If you die underwater, I also suspect that blood will eventually pool in lower areas.
 
Another (gruesome) thought experiment:

You have a dead body hanging vertically in the air. You cut off the head and feet simultaneously. What happens?

Now you do the same thing to a body underwater. Does the same thing happen?


[I'm going to bed so here are the answers: for #1, the blood all pours very quickly out of the feet, because at the site of the cut, the pressure inside the blood vessel is much higher than the surrounding air, because of the weight of the column of 5 feet of blood. In #2, some blood will dissolve out through the neck and feet, and since blood is very slightly more dense than water, it may very slowly drain out of the feet if you leave it there long enough, but it does not pour out of anywhere. This is because the pressure in the blood vessel due to the height of the 5 foot column of blood is going to almost exactly equal the pressure in the water surrounding the site of the cut, because you have an equivalent amount of water there.

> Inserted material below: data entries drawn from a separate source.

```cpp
size_t vpin_snark_proof_max_bytes(const vpin_r1cs* inst) {
  if (!inst) return 0;
  Shape s = shape_of(inst->num_cons, inst->num_vars, inst->nnz);
  const size_t lgN = log2z(s.N), lgM = log2z(s.M);
  size_t b = vpin_sat_proof_max_bytes(inst->num_cons, inst->num_vars) + 96;
  b += 8 + 32 * ((size_t)1 << (s.v_derefs / 2)) + 64 * 32;
  b += lgN * (lgN * 104 + 64 + 24 * 32 + 64) + 18 * 32 + 64;
  b += lgM * (lgM * 104 + 64 + 8 * 32 + 64) + 64;
  b += 3 * (16 + 64 * 40 + 128 + 64) + 40 * 32 + 1024;
  return b;
}

int vpin_spark_prepare(vpin_ctx* c, size_t num_cons, size_t num_vars, size_t max_nnz) {
  if (!c || !vpin::is_pow2(num_cons) || !vpin::is_pow2(num_vars) || max_nnz == 0) return VPIN_EINVAL;
  (void)hipSetDevice(c->device);
  const size_t nnz[3] = {max_nnz, max_nnz, max_nnz};
  const Shape s = shape_of(num_cons, num_vars, nnz);
  const PcGens* g = nullptr;
  int rc = get_view(c, std::max(s.v_ops, s.v_mem), &g);
  if (!rc) {
    auto* sg = static_cast<SparkGens*>(c->spark_cache);
    std::vector<size_t> idx;
    for (size_t ell : {s.v_ops, s.v_mem, s.v_derefs}) {
      const size_t R = (size_t)1 << (ell - ell / 2);
      if (R + 1 < sg->g.size()) { idx.push_back(R); idx.push_back(R + 1); }
    }
#pragma omp parallel for schedule(dynamic, 1) num_threads(host_threads())
    for (long k = 0; k < (long)idx.size(); k++) { FixedBase warm(sg->g[idx[(size_t)k]]); (void)warm; }
  }
  if (!rc) rc = get_view(c, s.v_ops, &g);
  if (!rc) rc = get_view(c, s.v_mem, &g);
  if (!rc) rc = get_view(c, s.v_derefs, &g);
  return rc;
}

int vpin_spark_gens_view(vpin_ctx* c, size_t ell, const vpin_gens** out, size_t* L, size_t* R) {
  if (!c || !out || !L || !R || ell < 2 || ell > 40) return VPIN_EINVAL;
  (void)hipSetDevice(c->device);
  const PcGens* g = nullptr;
  int rc = get_view(c, ell, &g);
  if (rc) return rc;
  *out = g->dev; *L = g->L; *R = g->R;
  return VPIN_OK;
}

int vpin_dist_plan(int world, int owner_ops[12], int owner_dotp[6], int owner_mem[4]) {
  if (world < 1 || world > 12 || !owner_ops || !owner_dotp || !owner_mem) return VPIN_EINVAL;
  make_plan(world, owner_ops, owner_dotp, owner_mem);
  return VPIN_OK;
}

void vpin_spark_decomm_hot_cols(const vpin_spark_decomm* d, uint32_t out[3]) {
  for (int m = 0; m < 3; m++) out[m] = d ? d->hot_col[m] : 0xffffffffu;
}

void vpin_spark_decomm_free(vpin_ctx* c, vpin_spark_decomm* d) {
  if (!d) return;
  if (c) {
    (void)hipSetDevice(c->device);
    if (d->idx) vpin::dev_free(c, d->idx);
    if (d->vals) vpin::dev_free(c, d->vals);
    if (d->comb_ops) vpin_table_free(c, d->comb_ops);
    if (d->comb_mem) vpin_table_free(c, d->comb_mem);
  }
  delete d;
}

static int encode_commit(vpin_ctx* c, const Shape& s, std::unique_ptr<vpin_spark_decomm>& d, vpin::TraceLap& lap, size_t num_cons,
                         size_t num_vars, size_t num_inputs, vpin_spark_decomm** out, uint8_t* comm_out, size_t comm_cap,
                         size_t* comm_len, Clock::time_point t0) {
  auto fail = [&](int rc) { vpin_spark_decomm_free(c, d.release()); return rc; };
  int rc;
  const PcGens *g_ops = nullptr, *g_mem = nullptr;
  if ((rc = get_view(c, std::max(s.v_ops, s.v_mem), &g_ops)) || (rc = get_view(c, s.v_ops, &g_ops)) ||
      (rc = get_view(c, s.v_mem, &g_mem)))
    return fail(rc);
  lap("generators (views)");
  std::vector<CG> c_ops, c_mem;
  if ((rc = vpin::spark_comb_tables(c, d.get()))) return fail(rc);
  lap("comb tables");
  if ((rc = commit_noblind(c, g_ops, d->comb_ops, c_ops))) return fail(rc);
  lap("commit ops");
  if ((rc = commit_noblind(c, g_mem, d->comb_mem, c_mem))) return fail(rc);
  lap("commit mem");
  vpin::spark_comb_release(c, d.get(), false);
  lap("comb release");
  if ((rc = vpin::spark_find_hot_cols(c, d.get()))) return fail(rc);
  lap("hot columns");
  Writer w;
  w.u64(num_cons); w.u64(num_vars); w.u64(num_inputs);
  w.u64(3); w.u64(s.N); w.u64(s.M);
  w.u64(c_ops.size()); for (auto& p : c_ops) w.point(p);
  w.u64(c_mem.size()); for (auto& p : c_mem) w.point(p);
  if (w.buf.size() > comm_cap) return fail(VPIN_ESHAPE);
  memcpy(comm_out, w.buf.data(), w.buf.size());
  *comm_len = w.buf.size();
  *out = d.release();
  g_spark_timings[0] = secs(t0, Clock::now());
  return VPIN_OK;
}

int vpin_spark_encode(vpin_ctx* c, const vpin_r1cs* inst, vpin_spark_decomm** out, uint8_t* comm_out, size_t comm_cap,
                      size_t* comm_len) {
  if (!c || !inst || !out || !comm_out || !comm_len) return VPIN_EINVAL;
  if (!vpin::is_pow2(inst->num_cons) || !vpin::is_pow2(inst->num_vars) || inst->num_inputs >= inst->num_vars) return VPIN_ESHAPE;
  auto t0 = Clock::now();
  (void)hipSetDevice(c->device);
  const Shape s = shape_of(inst->num_cons, inst->num_vars, inst->nnz);
  const size_t N = s.N, M = s.M;
  if (N < 4 || M < 4 || M > ((size_t)1 << 32) || N > ((size_t)1 << 31)) return VPIN_ESHAPE;
  if (comm_cap < vpin_spark_comm_bytes(inst)) return VPIN_ESHAPE;
  for (int m = 0; m < 3; m++)
    if (inst->nnz[m] && (!inst->row[m] || !inst->col[m] || !inst->val[m])) return VPIN_EINVAL;
  std::unique_ptr<vpin_spark_decomm> d(new vpin_spark_decomm());
  d->num_cons = inst->num_cons; d->num_vars = inst->num_vars; d->num_inputs = inst->num_inputs;
  d->nx = s.nx; d->ny = s.ny; d->N = N; d->M = M;
  auto fail = [&](int rc) { vpin_spark_decomm_free(c, d.release()); return rc; };

  vpin::TraceLap lap(c, "spark_encode");
  int rc;
  if ((rc = vpin::dev_alloc(c, (12 * N + 2 * M) * 4, (void**)&d->idx))) return fail(rc);
  vpin::DevBuf b_bad(c);
  if (b_bad.alloc(4)) return fail(VPIN_ENOMEM);
  if (hipMemsetAsync(b_bad.p, 0, 4, c->stream) != hipSuccess) return fail(VPIN_EHIP);
  for (int side = 0; side < 2; side++) {
    uint32_t* addr = d->idx + (size_t)side * 6 * N;
    if (hipMemsetAsync(addr, 0, 3 * N * 4, c->stream) != hipSuccess) return fail(VPIN_EHIP);
    for (int m = 0; m < 3; m++) {
      const uint32_t* src = side ? inst->col[m] : inst->row[m];
      if (inst->nnz[m] && hipMemcpyAsync(addr + (size_t)m * N, src, inst->nnz[m] * 4, hipMemcpyHostToDevice, c->stream) != hipSuccess)
        return fail(VPIN_EHIP);
      if ((rc = vpin::spark_check_bounds(c, addr + (size_t)m * N, inst->nnz[m], (uint32_t)(side ? 2 * inst->num_vars : inst->num_cons),
                                         (uint32_t*)b_bad.p)))
        return fail(rc);
    }
    if ((rc = vpin::spark_trace_timestamps(c, addr, 3 * N, M, addr + 3 * N, d->idx + 12 * N + (size_t)side * M))) return fail(rc);
  }
  uint32_t bad = 0;
  if (hipMemcpyAsync(&bad, b_bad.p, 4, hipMemcpyDeviceToHost, c->stream) != hipSuccess || hipStreamSynchronize(c->stream) != hipSuccess)
    return fail(VPIN_EHIP);
  if (bad) return fail(VPIN_ESHAPE);
  b_bad.release();
  lap("device idx + timestamps");
  if ((rc = vpin::dev_alloc(c, 3 * N * 32, (void**)&d->vals))) return fail(rc);
  if (hipMemsetAsync(d->vals, 0, 3 * N * 32, c->stream) != hipSuccess) return fail(VPIN_EHIP);
  for (int m = 0; m < 3; m++)
    if (inst->nnz[m] && hipMemcpyAsync(d->vals + (size_t)m * N, inst->val[m], inst->nnz[m] * 32, hipMemcpyHostToDevice,
                                       c->stream) != hipSuccess)
      return fail(VPIN_EHIP);
  if (hipStreamSynchronize(c->stream) != hipSuccess) return fail(VPIN_EHIP);
  lap("upload + comb tables");

  return encode_commit(c, s, d, lap, inst->num_cons, inst->num_vars, inst->num_inputs, out, comm_out, comm_cap, comm_len, t0);
}

int vpin_spark_encode_dev(vpin_ctx* c, const vpin_dev_instance* g, vpin_spark_decomm** out, uint8_t* comm_out, size_t comm_cap,
                          size_t* comm_len) {
  if (!c || !g || !g->r1cs || !out || !comm_out || !comm_len) return VPIN_EINVAL;
  auto t0 = Clock::now();
  (void)hipSetDevice(c->device);
  const size_t num_cons = g->r1cs->num_cons, num_vars = g->r1cs->num_vars;
  const Shape s = shape_of(num_cons, num_vars, g->nnz);
  const size_t N = s.N, M = s.M;
  if (N < 4 || M < 4 || M > ((size_t)1 << 32) || N > ((size_t)1 << 31)) return VPIN_ESHAPE;
  if (comm_cap < vpin_dev_instance_comm_bytes(g)) return VPIN_ESHAPE;
  std::unique_ptr<vpin_spark_decomm> d(new vpin_spark_decomm());
// ... 173 lines not shown
```

vpin_amd/csrc/verify.cpp:

```cpp
#include <sys/random.h>

#include <functional>

#include "host/prover_common.h"

namespace {

using namespace vpin_host;
using namespace vpin_prover;

struct VSpan {
  const char* name;
  std::chrono::steady_clock::time_point t0;
  static bool on() { static const bool v = getenv("VPIN_VERIFY_TRACE") != nullptr; return v; }
  explicit VSpan(const char* n) : name(n), t0(std::chrono::steady_clock::now()) {}
  ~VSpan() {
    if (on()) fprintf(stderr, "[verify] %-28s %8.3f ms\n", name, std::chrono::duration<double, std::milli>(std::chrono::steady_clock::now() - t0).count());
  }
};

struct Deferred {
  std::vector<std::function<bool()>> jobs;
  void add(std::function<bool()> f) { jobs.push_back(std::move(f)); }
  bool run() {
// ... 295 lines not shown
    const Fq mz = (pf.z1 * sk->w).neg();
    s.resize(n);
    for (size_t i = 0; i < n; i++) s[i] = s[i] * mz;
    sk->tab.push_back(Sink::Tab{&pc, std::move(s)});
    return true;
  }
  Point G_hat;
  if (msm_rows_host_sum(c, pc.dev, s.data(), 1, n + 2, &G_hat)) return false;
  Fq a_hat = Fq::zero();
  for (size_t i = 0; i < n; i++) a_hat = a_hat + a[i] * s[i];
  Point Gamma_hat = Gamma;
  {
    std::vector<Point> term(lg);
    bool dec_ok = true;
#pragma omp parallel for schedule(dynamic, 1) num_threads(host_threads()) reduction(&& : dec_ok)
    for (long i = 0; i < (long)lg; i++) {
      Point pl, pr;
      const bool ok_i = decompress(pl, pf.Lv[(size_t)i]) && decompress(pr, pf.Rv[(size_t)i]);
      if (ok_i) term[(size_t)i] = Point::mul2(usq[(size_t)i], pl, uisq[(size_t)i], pr);
      dec_ok = dec_ok && ok_i;
    }
    if (!dec_ok) return false;
    for (size_t i = 0; i < lg; i++) Gamma_hat = Gamma_hat + term[i];
  }
  tr.append_point("delta", pf.delta.b);
  tr.append_point("beta", pf.beta.b);
  Fq cc = tr.challenge_scalar("c");
  Point pb, pd;
  if (!decompress(pb, pf.beta) || !decompress(pd, pf.delta)) return false;
  Point lhs = (Gamma_hat.mul(cc) + pb).mul(a_hat) + pd;
  Point rhs = (G_hat + Gs.mul(a_hat)).mul(pf.z1) + pc.fb_h.mul(pf.z2);
  return lhs.equals(rhs);
}
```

You have to think in terms of what would be FORCING the blood to move. In the case of air, the fact that the 6 foot column of blood - the body - WEIGHS so much more than the 6 foot column of air containing it means that your blood wants to SINK in that column of air. When in the water, the 6 foot column of blood WEIGHS almost exactly the same as the 6 foot column of water containing it, the blood has NO TENDENCY TO SINK.]

BTW, the "red water in a ziploc bag" is a perfect analogy. The human circulatory system is riddled with muscles, valves, and all sorts of other tissue, but the compelling physics involved are VERY well illustrated by the bag. In water, the blood has NO TENDENCY TO SINK because it's the same density as the surrounding water.
 
jonnythan:
the blood has NO TENDENCY TO SINK because it's the same density as the surrounding water.

I think this is related to the similarities in the fluids an the slight difference in the S.G. of each. Eventually the blood will drain down.

If you are correct, hang up the corpse, put it in a pressurized vessel in air and lop off the top & bottom. Will the blood stay? No, the blood will run right out. It will not be slowed like it would immersed in water.